I have a column in my dataframe from a survey that has two different units in it. I need to remove these and convert the info into a consistent unit ie a column of all cm without the unit being present.
Here is some sample data
df <- data.frame(v1 = c('100 cm', '6 foot 10', '200 cm', '5 foot 11')
I attempted to use this readr::parse_number(df$v1) but that would turn '6 foot 10' into 6. I'm not sure it's that helpful anyway because I still need to convert the heights recorded as feet and inches into cm
CodePudding user response:
You can split the strings by foot ('6 foot 10'
>> c(6, 10)
), and then map through the items, parse them as numbers, and -- if they have length 2 (ie, are the result of a string split) -- multiply them by the conversion rates.
library(tidyverse)
df$v1 %>%
strsplit(" foot ") %>%
map_dbl(function(num){
num = parse_number(num)
if(length(num) == 2) {sum(num * c(30.48, 2.54))} else {num}})
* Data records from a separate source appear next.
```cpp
__global__ void __launch_bounds__(GB_BLOCK) gs_gridb_bbox_kernel(const GsGridBatch gb, float u_hi, float v_hi) {
  gridb_bbox_block(gb, blockIdx.x, u_hi, v_hi);
}
__global__ void __launch_bounds__(256) gs_gridb_count_kernel(const GsGridBatch gb) {
  const GsGridSeq& q = gb.s[blockIdx.x % gb.B];
  grid_count_body(q.tgt, gs_count(q.n_tgt), GsTargetFilter{q.pix, gb.W, gb.ds, gb.listed}, q.m.bbox, q.m.g, q.m.cell_count,
                  q.m.tile_sums, gb.cells_cap, q.m.tlist, blockIdx.x / gb.B, gridDim.x / gb.B);
}
__global__ void __launch_bounds__(256) gs_gridb_scan_kernel(const GsGridBatch gb) {
  const GsGridSeq& q = gb.s[blockIdx.x % gb.B];
  grid_scan_body(q.m.cell_count, q.m.g, q.m.tile_sums, q.m.cell_start, blockIdx.x / gb.B);
}
__global__ void __launch_bounds__(256) gs_gridb_scatter_kernel(const GsGridBatch gb) {
  const GsGridSeq& q = gb.s[blockIdx.x % gb.B];
  grid_scatter_body(q.tgt, gs_count(q.n_tgt), GsTargetFilter{q.pix, gb.W, gb.ds, gb.listed}, q.m.g, q.m.cell_start, q.m.cell_count,
                    q.m.sorted, q.m.tlist, q.m.bbox, q.nrm, q.m.sorted_n, blockIdx.x / gb.B, gridDim.x / gb.B);
}

static int grid_cells_cap(int64_t n_src, int64_t n_tgt_exact) {
  int64_t want = 48 * n_src;
  if (16 * n_tgt_exact > want) want = 16 * n_tgt_exact;
  int cells_cap = 1 << 20;
  while (cells_cap < GS_GRID_MAXCELL && cells_cap < want) cells_cap <<= 1;
  return cells_cap;
}
int gs_knn_grid_cells_cap(int64_t n_src) { return grid_cells_cap(n_src, 0); }
size_t gs_knn_grid_clear_bytes(const GridMem& m, int cells_cap) {
  return gs_align((size_t)(reinterpret_cast<char*>(m.cell_count) - reinterpret_cast<char*>(m.g)) +
                  4 * (size_t)(cells_cap + 1));
}

int gs_knn_grid_build_batch(const GsGridBatch& gb, hipStream_t st, bool bbox_done) {
  int64_t n_max = 1;
  for (int b = 0; b < gb.B; ++b) n_max = gb.s[b].n_tgt.host > n_max ? gb.s[b].n_tgt.host : n_max;
  const unsigned B = (unsigned)gb.B;
  const float u_hi = (float)((double)gb.W - 0.999), v_hi = (float)((double)gb.H - 0.999);
  if (!bbox_done)
    hipLaunchKernelGGL(gs_gridb_bbox_kernel, dim3(gs_knn_gridb_bbox_blocks(gb)), dim3(GB_BLOCK), 0, st, gb, u_hi, v_hi);
  const bool listed = gb.listed != 0;
  const int64_t slots = (int64_t)gs_ceil_div(gb.H, gb.ds) * gs_ceil_div(gb.W, gb.ds);
  unsigned nb_pts = (unsigned)gs_ceil_div(n_max, 256);
  if (listed && gb.H > 0 && (unsigned)gs_ceil_div(3 * slots, 256) < nb_pts) nb_pts = (unsigned)gs_ceil_div(3 * slots, 256);
  hipLaunchKernelGGL(gs_gridb_count_kernel, dim3(B * nb_pts), dim3(256), 0, st, gb);
  const unsigned ntile = (unsigned)gs_ceil_div(gb.cells_cap + 1, GS_GRID_TILE);
  hipLaunchKernelGGL(gs_gridb_scan_kernel, dim3(B * ntile), dim3(256), 0, st, gb);
  hipLaunchKernelGGL(gs_gridb_scatter_kernel, dim3(B * nb_pts), dim3(256), 0, st, gb);
  hipError_t e = hipGetLastError();
  if (e != hipSuccess) { gs_set_error("gs_knn_grid_build_batch: %s", hipGetErrorString(e)); return GS_ERR_HIP; }
  return GS_OK;
}

int gs_knn_grid_build(const float* tgt, GsCount n_tgt_c, int64_t n_src, void* grid_scratch, hipStream_t st,
                      GsTargetFilter flt, const float* nrm) {
  const int64_t n_tgt = n_tgt_c.host;
  GridMem m = grid_carve(grid_scratch, n_src, n_tgt);
  const int cells_cap = grid_cells_cap(n_src, n_tgt_c.dev ? 0 : n_tgt);
  GsProf prof(GS_PROF_COMPACT, 28.0 * (double)n_tgt + 8.0 * (double)cells_cap, st);
  const size_t clear = gs_knn_grid_clear_bytes(m, cells_cap);
  hipError_t e = hipMemsetAsync(m.g, 0, clear, st);
  if (e != hipSuccess) { gs_set_error("gs_knn_grid_build: %s", hipGetErrorString(e)); return GS_ERR_HIP; }
  hipLaunchKernelGGL(gs_grid_bbox_kernel, dim3((unsigned)gs_ceil_div(n_tgt > 0 ? n_tgt : 1, GB_BLOCK * GB_ITEMS)),
                     dim3(GB_BLOCK), 0, st, tgt, n_tgt_c, flt, m.bbox, m.unres_count, m.tlist);
  hipLaunchKernelGGL(gs_grid_count_kernel, dim3((unsigned)gs_ceil_div(n_tgt > 0 ? n_tgt : 1, 256)), dim3(256), 0, st,
                     tgt, n_tgt_c, flt, m.bbox, m.g, m.cell_count, m.tile_sums, cells_cap, m.tlist);
  const unsigned ntile = (unsigned)gs_ceil_div(cells_cap + 1, GS_GRID_TILE);
  hipLaunchKernelGGL(gs_grid_scan_kernel, dim3(ntile), dim3(256), 0, st, m.cell_count, m.g, m.tile_sums,
                     m.cell_start);
  hipLaunchKernelGGL(gs_grid_scatter_kernel, dim3((unsigned)gs_ceil_div(n_tgt, 256)), dim3(256), 0, st, tgt,
                     n_tgt_c, flt, m.g, m.cell_start, m.cell_count, m.sorted, m.tlist, m.bbox, nrm, m.sorted_n);
  return GS_OK;
}

constexpr int GQ_BLOCK = 256;

__global__ void __launch_bounds__(GQ_BLOCK) gs_grid_query_kernel(
    const float* __restrict__ src_in, const float* __restrict__ Tapply, float* __restrict__ src_out,
    int64_t n_src, const GsGrid* __restrict__ gp, const int* __restrict__ cell_start,
    const float4* __restrict__ sorted, unsigned long long* __restrict__ best, int* __restrict__ unres_count,
    int* __restrict__ unres_next, int* __restrict__ unres_list) {
  const int lane = threadIdx.x & (GQ_G - 1);
  const int64_t s = ((int64_t)blockIdx.x * GQ_BLOCK + threadIdx.x) / GQ_G;
  if (blockIdx.x == 0 && threadIdx.x == 0) *unres_next = 0;
  if (s >= n_src) return;
  const GsGrid g = *gp;
  float qx = src_in[3 * s], qy = src_in[3 * s + 1], qz = src_in[3 * s + 2];
  if (Tapply) {
    float T[12];
#pragma unroll
    for (int i = 0; i < 12; ++i) T[i] = Tapply[i];
    float t0, t1, t2;
    gs_rigid_fma(T, qx, qy, qz, t0, t1, t2);
    qx = t0; qy = t1; qz = t2;
  }
  if (src_out && lane == 0) {
    src_out[3 * s] = qx;
    src_out[3 * s + 1] = qy;
    src_out[3 * s + 2] = qz;
  }
  bool done;
  const unsigned long long key = grid_search_group(g, cell_start, sorted, qx, qy, qz, lane, &done);
  if (lane == 0) {
    if (done) {
      best[s] = key;
    } else {
      best[s] = ~0ull;
      unres_list[atomicAdd(unres_count, 1)] = (int)s;
    }
  }
}

int gs_knn_grid_query(const float* src_in, const float* Tapply, float* src_out, int64_t n_src,
                      const float* tgt, int64_t n_tgt, unsigned long long* best, void* grid_scratch,
                      hipStream_t st) {
  static unsigned seq = 0;
  GridMem m = grid_carve(grid_scratch, n_src, n_tgt);
  int* cnt = m.unres_count + (seq & 1);
  int* nxt = m.unres_count + ((seq + 1) & 1);
  ++seq;
  GsProf prof(GS_PROF_KNN, (double)n_src * (double)n_tgt, st);
  hipLaunchKernelGGL(gs_grid_query_kernel, dim3((unsigned)gs_ceil_div(n_src * GQ_G, GQ_BLOCK)), dim3(GQ_BLOCK), 0, st,
                     src_in, Tapply, src_out, n_src, m.g, m.cell_start, m.sorted, best, cnt, nxt, m.unres_list);
  unsigned gx = (unsigned)gs_ceil_div(n_src, KNN_BLOCK * 4);
  gx = gx > 4 ? 4 : gx;
  dim3 grid(gx, (unsigned)gs_ceil_div(n_tgt, KNN_TCHUNK));
  hipLaunchKernelGGL((gs_knn1_kernel<true, 4>), grid, dim3(KNN_BLOCK), 0, st, src_in, Tapply, nullptr, n_src, tgt,
                     n_tgt, best, m.unres_list, cnt);
  return GS_OK;
}

// ... 57 lines not shown
```

### gradslam_amd/slam/_fastpath.py

```python
import os

import torch

from .. import _C, ops
from ..structures.pointclouds import _ATTRS
from .fusionutils import RENORMALIZE_UNMATCHED

__all__ = ["try_step"]

f32 = torch.float32
FASTPATH = os.environ.get("GRADSLAM_HIP_FASTPATH", "1") != "0"
STEP_GLOBAL_MAPS = os.environ.get("GRADSLAM_HIP_STEP_GLOBAL_MAPS", "0") == "1"


def _kwargs_key(kw):
    def norm(v):
        if torch.is_tensor(v):
            return ("tensor", id(v), int(v._version), tuple(v.shape), str(v.dtype), str(v.device))
        return v
    return tuple(sorted((k, norm(v)) for k, v in kw.items()))


def _dense_frames(t, inner):
    if t.dtype != f32 or t.stride()[2:] != inner:
        return None
    B = t.shape[0]
    sb = t.stride(0) if B > 1 else inner[0] * t.shape[2]
    if B > 1 and sb < inner[0] * t.shape[2]:
        return None
    return t.data_ptr(), sb
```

[1] 100.00 208.28 200.00 180.34
Another option, but less elegant in my opinion, is to change the '6 foot 10'
to
'6*30.48 2.54*10'
(multiply the #feet and #inches with their conversion rates) using stringr::str_replace_all
, and then evaluate those strings as expressions with eval
parse
(with a mapping function like sapply
or purrr::map
, because these functions are not vectorised).
df$v1 %>%
str_replace_all(c(" cm" = "", " foot " = "*30.48 2.54*")) %>%
map_dbl(~ parse(text = .x) %>% eval())
[1] 100.00 208.28 200.00 180.34
CodePudding user response:
Maybe something like this (with tidyverse):
df %>% mutate(
units = case_when(
str_detect(v1, ".cm") ~ "cm",
str_detect(v1, ".foot") ~ "foot"
)
)
Then you get a unit column and based on that can apply a conversion factor.